One of the major players in the digital security business, Symantec, has publicly stated that anti-virus software is "dead", due to the fact its protection methods are often ineffective against today's advanced malware attacks.

Anti-virus is no longer a moneymaker, according to Symantec's senior vice president for information security, Brian Dye. He estimates that just 45% of cyberattacks are prevented by anti-virus software, which is why companies such as Symantec are moving towards alternate and more effective methods of protecting clients from security threats.

Symantec is creating a new response team dedicated to helping businesses affected by cybersecurity attacks, and within six months, the company will begin offering special intelligence briefings to companies who want to learn why and how they're being hacked. A tool is also in development within the company that will look for advanced malware within a company's network, going beyond the capabilities of traditional anti-virus software.
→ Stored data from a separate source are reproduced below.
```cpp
namespace {
struct DevBuf {
  void* p = nullptr;
  ~DevBuf() { if (p) (void)hipFree(p); }
  hipError_t alloc(size_t bytes) { return hipMalloc(&p, bytes ? bytes : 16); }
};
hipError_t upload_cl_conv(const float* w_host, const float* bias_host, int Cout, int Cin, int K, DevBuf& w, DevBuf& bias,
                          hipStream_t s, int phases = 1) {
  const bool c16 = cl_is_c16(Cout, Cin, phases);
  std::vector<uint16_t> packed(c16 ? packed_g16c16_halfs(K) : packed_g16_halfs(phases * Cout, Cin, K));
  if (c16) pack_g16c16_weights(packed.data(), K, w_host);
  else pack_g16_weights(packed.data(), phases * Cout, Cin, K, w_host);
  hipError_t e = w.alloc(packed.size() * 2);
  if (e == hipSuccess) e = bias.alloc((size_t)Cout * 4);
  if (e == hipSuccess) e = hipMemcpyAsync(w.p, packed.data(), packed.size() * 2, hipMemcpyHostToDevice, s);
  std::vector<float> scaled(Cout, 0.f);
// ... 20 lines not shown
    if (l < 0 || l > T) return VSP_ERR_ARG;
  return VSP_OK;
}
hipError_t upload_emb(const float* emb_k_host, const float* emb_v_host, int window, int dk, DevBuf& ek, DevBuf& ev, hipStream_t s) {
  const size_t bytes = (size_t)(2 * window + 1) * dk * 4;
  hipError_t e = ek.alloc(bytes);
  if (e == hipSuccess) e = ev.alloc(bytes);
  if (e == hipSuccess) e = hipMemcpyAsync(ek.p, emb_k_host, bytes, hipMemcpyHostToDevice, s);
  if (e == hipSuccess) e = hipMemcpyAsync(ev.p, emb_v_host, bytes, hipMemcpyHostToDevice, s);
  if (e == hipSuccess) e = hipStreamSynchronize(s);
  return e;
}
}

extern "C" {

int vsp_cl_conv1d(void* stream, int B, int T, int Cin, int Cout, int K, int dilation, const float* x, const float* w_host,
                  const float* bias_host, float in_slope, const float* res, int terms, float* out) {
  if (!x || !w_host || !out || B < 0 || T < 0 || (terms != 1 && terms != 3)) return VSP_ERR_ARG;
  const bool c16 = Cin == 16 && Cout == 16;
  if (Cin <= 0 || Cout <= 0 || (!c16 && (Cin % 32 || Cout % 32)) || K < 1 || !(K & 1) || dilation < 1 || (K - 1) * dilation > 64 ||
      (size_t)T * std::max(Cin, Cout) * 4 >= (size_t)1 << 31)
    return VSP_ERR_UNSUPPORTED;
  if (c16 && x == out) return VSP_ERR_ARG;
  if (B == 0 || T == 0) return VSP_OK;
  hipStream_t s = (hipStream_t)stream;
  DevBuf w, bias;
  hipError_t e = upload_cl_conv(w_host, bias_host, Cout, Cin, K, w, bias, s);
  if (e == hipSuccess) e = launch_g16_conv(cl_conv_args(cw(w, bias), Cin, Cout, K, dilation, x, T, in_slope, res, out, terms), B, s);
  if (e == hipSuccess) e = hipStreamSynchronize(s);
  return op_rc(e);
}

int vsp_conv1d(void* stream, int B, int T, int Cin, int Cout, int K, int dilation, const float* x, const float* w_host,
               const float* bias_host, const int64_t* lengths, int mask_in, int in_act, float in_slope, int act,
               const float* res, int mask_out, int split_f16, float* out) {
  if (!x || !w_host || !out || B < 0 || T < 0 || act < 0 || act > 2 || ((mask_in || mask_out) && !lengths) || (act == 2 && res))
    return VSP_ERR_ARG;
  if (Cin <= 0 || Cout <= 0 || K < 1 || !(K & 1) || dilation < 1 || (K - 1) * dilation + 3 > CONV_HALO ||
      (act == 2 && Cout % 64) || ((T & 3) && T != 1))
    return VSP_ERR_UNSUPPORTED;
  if (B == 0 || T == 0) return VSP_OK;
  hipStream_t s = (hipStream_t)stream;
  std::vector<float> wd((size_t)Cout * Cin * K), bd(Cout, 0.f);
  for (int r = 0; r < Cout; ++r) {
    int src = r;
    if (act == 2) { const int tile = r / 32, in = r % 32; src = (tile & 1) * (Cout / 2) + (tile >> 1) * 32 + in; }
    std::memcpy(&wd[(size_t)r * Cin * K], w_host + (size_t)src * Cin * K, (size_t)Cin * K * sizeof(float));
    if (bias_host) bd[r] = bias_host[src];
  }
  std::vector<float> packed(packed_conv_floats(Cout, Cin, K));
  if (split_f16) pack_conv_weights_f16s(packed.data(), Cout, Cin, K, wd.data());
  else pack_conv_weights(packed.data(), Cout, Cin, K, wd.data());
  DevBuf w, bias;
  hipError_t e = w.alloc(packed.size() * 4);
  if (e == hipSuccess) e = bias.alloc((size_t)Cout * 4);
  if (e == hipSuccess) e = hipMemcpyAsync(w.p, packed.data(), packed.size() * 4, hipMemcpyHostToDevice, s);
  if (e == hipSuccess) e = hipMemcpyAsync(bias.p, bd.data(), (size_t)Cout * 4, hipMemcpyHostToDevice, s);
  if (e == hipSuccess) e = hipStreamSynchronize(s);
  if (e != hipSuccess) return op_rc(e);
  const int rows_out = act == 2 ? Cout / 2 : Cout;
  ConvArgs a;
  std::memset(&a, 0, sizeof a);
  a.x = x; a.x_bs = (long)Cin * T; a.x_cs = T;
  a.wp = static_cast<const float*>(w.p); a.bias = static_cast<const float*>(bias.p);
  a.out = out; a.o_bs = (long)rows_out * T; a.o_cs = T;
  a.res = res; a.r_bs = (long)rows_out * T; a.r_cs = T;
  a.lengths = lengths;
  a.Cin = Cin; a.M = Cout; a.K = K; a.dil = dilation; a.pad = dilation * (K - 1) / 2;
  a.T_in = T; a.Nq = T; a.nchunks = (Cin + CONV_CK - 1) / CONV_CK;
  a.in_mask = mask_in ? 1 : 0; a.in_act = in_act ? 1 : 0; a.in_slope = in_slope;
  a.act = act; a.alpha = 1.f; a.div = 1.f; a.mask_post = mask_out ? 1 : 0;
  a.f16s = split_f16 ? 1 : 0;
  if (split_f16 == 2) {
    std::vector<uint16_t> wgh(packed_g16_halfs(Cout, Cin, 1));
    DevBuf wgd;
    if (K != 1 || Cin % 32 || Cout % 16) return VSP_ERR_UNSUPPORTED;
    pack_g16_weights(wgh.data(), Cout, Cin, 1, wd.data());
    e = wgd.alloc(wgh.size() * 2);
    if (e == hipSuccess) e = hipMemcpyAsync(wgd.p, wgh.data(), wgh.size() * 2, hipMemcpyHostToDevice, s);
    if (e == hipSuccess) e = hipStreamSynchronize(s);
    if (e != hipSuccess) return op_rc(e);
    a.wg = static_cast<const uint16_t*>(wgd.p);
    if (!conv_cols_supported(a)) return VSP_ERR_UNSUPPORTED;
    e = launch_conv_cols(a, B, s);
    if (e == hipSuccess) e = hipStreamSynchronize(s);
    return op_rc(e);
  }
  e = launch_conv(a, B, s);
  if (e == hipSuccess) e = hipStreamSynchronize(s);
  return op_rc(e);
}

int vsp_conv1d_ex(void* stream, const vsp_conv1d_desc* dp, vsp_conv_form* form_out) {
  if (!dp || (dp->plan_only && !form_out)) return VSP_ERR_ARG;
  const vsp_conv1d_desc& d = *dp;
  const int B = d.B, T = d.T, Cin = d.Cin, Cout = d.Cout, K = d.K;
  const bool masks = d.mask_in || d.mask_pre || d.mask_post || d.mask_post2;
  if (!d.x || !d.w || !d.out || B < 0 || T < 0 || d.act < 0 || d.act > 2 || (masks && !d.lengths) ||
      (d.act == 2 && (d.res || d.split_row)) || d.split_f16 < 0 || d.split_f16 > 1 || d.cols < 0 || d.cols > 1 || d.ln < 0 ||
      d.ln > 2 || (d.ln == 1 && !d.cols) || (d.ln != 0) != (d.ln_gamma != nullptr) || (d.ln != 0) != (d.ln_beta != nullptr) ||
      (d.split_row != 0) != (d.out2 != nullptr) || ((d.acc_prev2 || d.mask_post2) && !d.split_row) || d.cond_bs < 0 ||
      !(d.div != 0.f))
    return VSP_ERR_ARG;
  if (Cin <= 0 || Cout <= 0 || K < 1 || !(K & 1) || d.dilation < 1 || (K - 1) * d.dilation + 3 > CONV_HALO ||
      (d.act == 2 && (Cout % 64 || d.mask_pre || d.alpha != 1.f || d.acc_prev || d.div != 1.f)) ||
// ... 5 lines not shown
  if (B == 0 || T == 0) return VSP_OK;
  const int rows_out = d.act == 2 ? Cout / 2 : (d.split_row ? d.split_row : Cout), rows2 = d.split_row ? Cout - d.split_row : 0;
  struct View { long bs, cs; int rows; };
  auto view = [&](int64_t bs, int64_t cs, int rows) {
    View v{(long)bs, (long)cs, rows};
    if (!v.cs) v.cs = T;
    if (!v.bs) v.bs = (long)rows * v.cs;
    return v;
  };
  const View vx = view(d.x_bs, d.x_cs, Cin), vo = view(d.o_bs, d.o_cs, rows_out), vr = view(d.r_bs, d.r_cs, rows_out),
             v2 = view(d.o2_bs, d.o2_cs, rows2);
  for (const View* v : {&vx, &vo, &vr, &v2}) {
    if (v == &vr && !d.res) continue;
    if (v == &v2 && !d.split_row) continue;
    if (v->cs < T || (B > 1 && v->bs < (long)(v->rows - 1) * v->cs + T)) return VSP_ERR_ARG;
    if (((long)v->rows * v->cs + T) * 4 >= (1L << 31)) return VSP_ERR_UNSUPPORTED;
  }
  hipStream_t s = (hipStream_t)stream;
  ConvArgs a;
  std::memset(&a, 0, sizeof a);
  a.x = d.x; a.x_bs = vx.bs; a.x_cs = vx.cs;
  a.out = d.out; a.o_bs = vo.bs; a.o_cs = vo.cs;
  if (d.res && (!d.ln || d.ln == 1)) { a.res = d.res; a.r_bs = vr.bs; a.r_cs = vr.cs; }
  a.cond = d.cond; a.cond_bs = (long)d.cond_bs;
  a.lengths = d.lengths;
  a.Cin = Cin; a.M = Cout; a.K = K; a.dil = d.dilation; a.pad = d.dilation * (K - 1) / 2;
  a.T_in = T; a.Nq = T; a.nchunks = (Cin + CONV_CK - 1) / CONV_CK;
  a.in_mask = d.mask_in ? 1 : 0; a.in_act = d.in_act ? 1 : 0; a.in_slope = d.in_slope;
  a.act = d.act; a.mask_pre = d.mask_pre ? 1 : 0; a.alpha = d.alpha; a.acc_prev = d.acc_prev ? 1 : 0; a.div = d.div;
  a.mask_post = d.mask_post ? 1 : 0;
  a.split_row = d.split_row; a.out2 = d.out2; a.o2_bs = v2.bs; a.o2_cs = v2.cs; a.acc_prev2 = d.acc_prev2 ? 1 : 0;
  a.mask_post2 = d.mask_post2 ? 1 : 0;
  a.f16s = d.split_f16 ? 1 : 0;
  const bool cols_shape = K == 1 && Cin % 32 == 0 && Cout % 16 == 0;
  vsp_conv_form form{};
  if (d.cols) {
    if (!cols_shape) return VSP_ERR_UNSUPPORTED;
    static const uint16_t no_image = 0;
    a.wg = &no_image;
    if (!conv_cols_supported(a)) return VSP_ERR_UNSUPPORTED;
    if (d.ln == 1 && (Cout != 192 || Cin != 192 || a.mask_pre || a.mask_post || a.alpha != 1.f)) return VSP_ERR_UNSUPPORTED;
    form.kernel = d.ln == 1 ? VSP_CONV_FORM_COLS_LN : VSP_CONV_FORM_COLS;
    a.wg = nullptr;
  } else {
    form = conv_form(a, B);
    if (form.kernel == VSP_CONV_FORM_NONE) return VSP_ERR_UNSUPPORTED;
  }
  if (form_out) *form_out = form;
  if (d.plan_only) return VSP_OK;
  if (int rc = check_lengths64(d.lengths, B, T, s); rc != VSP_OK) return rc;
  std::vector<float> wd((size_t)Cout * Cin * K), bd(Cout, 0.f);
  for (int r = 0; r < Cout; ++r) {
    int src = r;
    if (d.act == 2) { const int tile = r / 32, in = r % 32; src = (tile & 1) * (Cout / 2) + (tile >> 1) * 32 + in; }
    std::memcpy(&wd[(size_t)r * Cin * K], d.w + (size_t)src * Cin * K, (size_t)Cin * K * sizeof(float));
    if (d.bias) bd[r] = d.bias[src];
  }
  DevBuf w, bias, wgd, scratch, gamma, beta;
  hipError_t e = bias.alloc((size_t)Cout * 4);
  if (e == hipSuccess) e = hipMemcpyAsync(bias.p, bd.data(), (size_t)Cout * 4, hipMemcpyHostToDevice, s);
  std::vector<float> packed;
  std::vector<uint16_t> wgh;
  if (d.cols) {
    wgh.resize(packed_g16_halfs(Cout, Cin, 1));
    pack_g16_weights(wgh.data(), Cout, Cin, 1, wd.data());
    if (e == hipSuccess) e = wgd.alloc(wgh.size() * 2);
// ... 274 lines not shown
```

But Symantec aren't the first to offer security solutions aimed at detecting and minimizing damage from clever security breaches. Juniper Networks offers services to distract hackers from sensitive data, while FireEye has technology that scans computers for malicious code after it inevitably breaches standard anti-virus software.

With revenues forecast to fall 5% year-on-year, Symantec is hoping that new damage control and information tools will help turn the company around. Dye said that there are currently no plans to ditch Norton, as it and similar products from the company account for 40% of their revenue, but more innovative security tools may become the big business they need.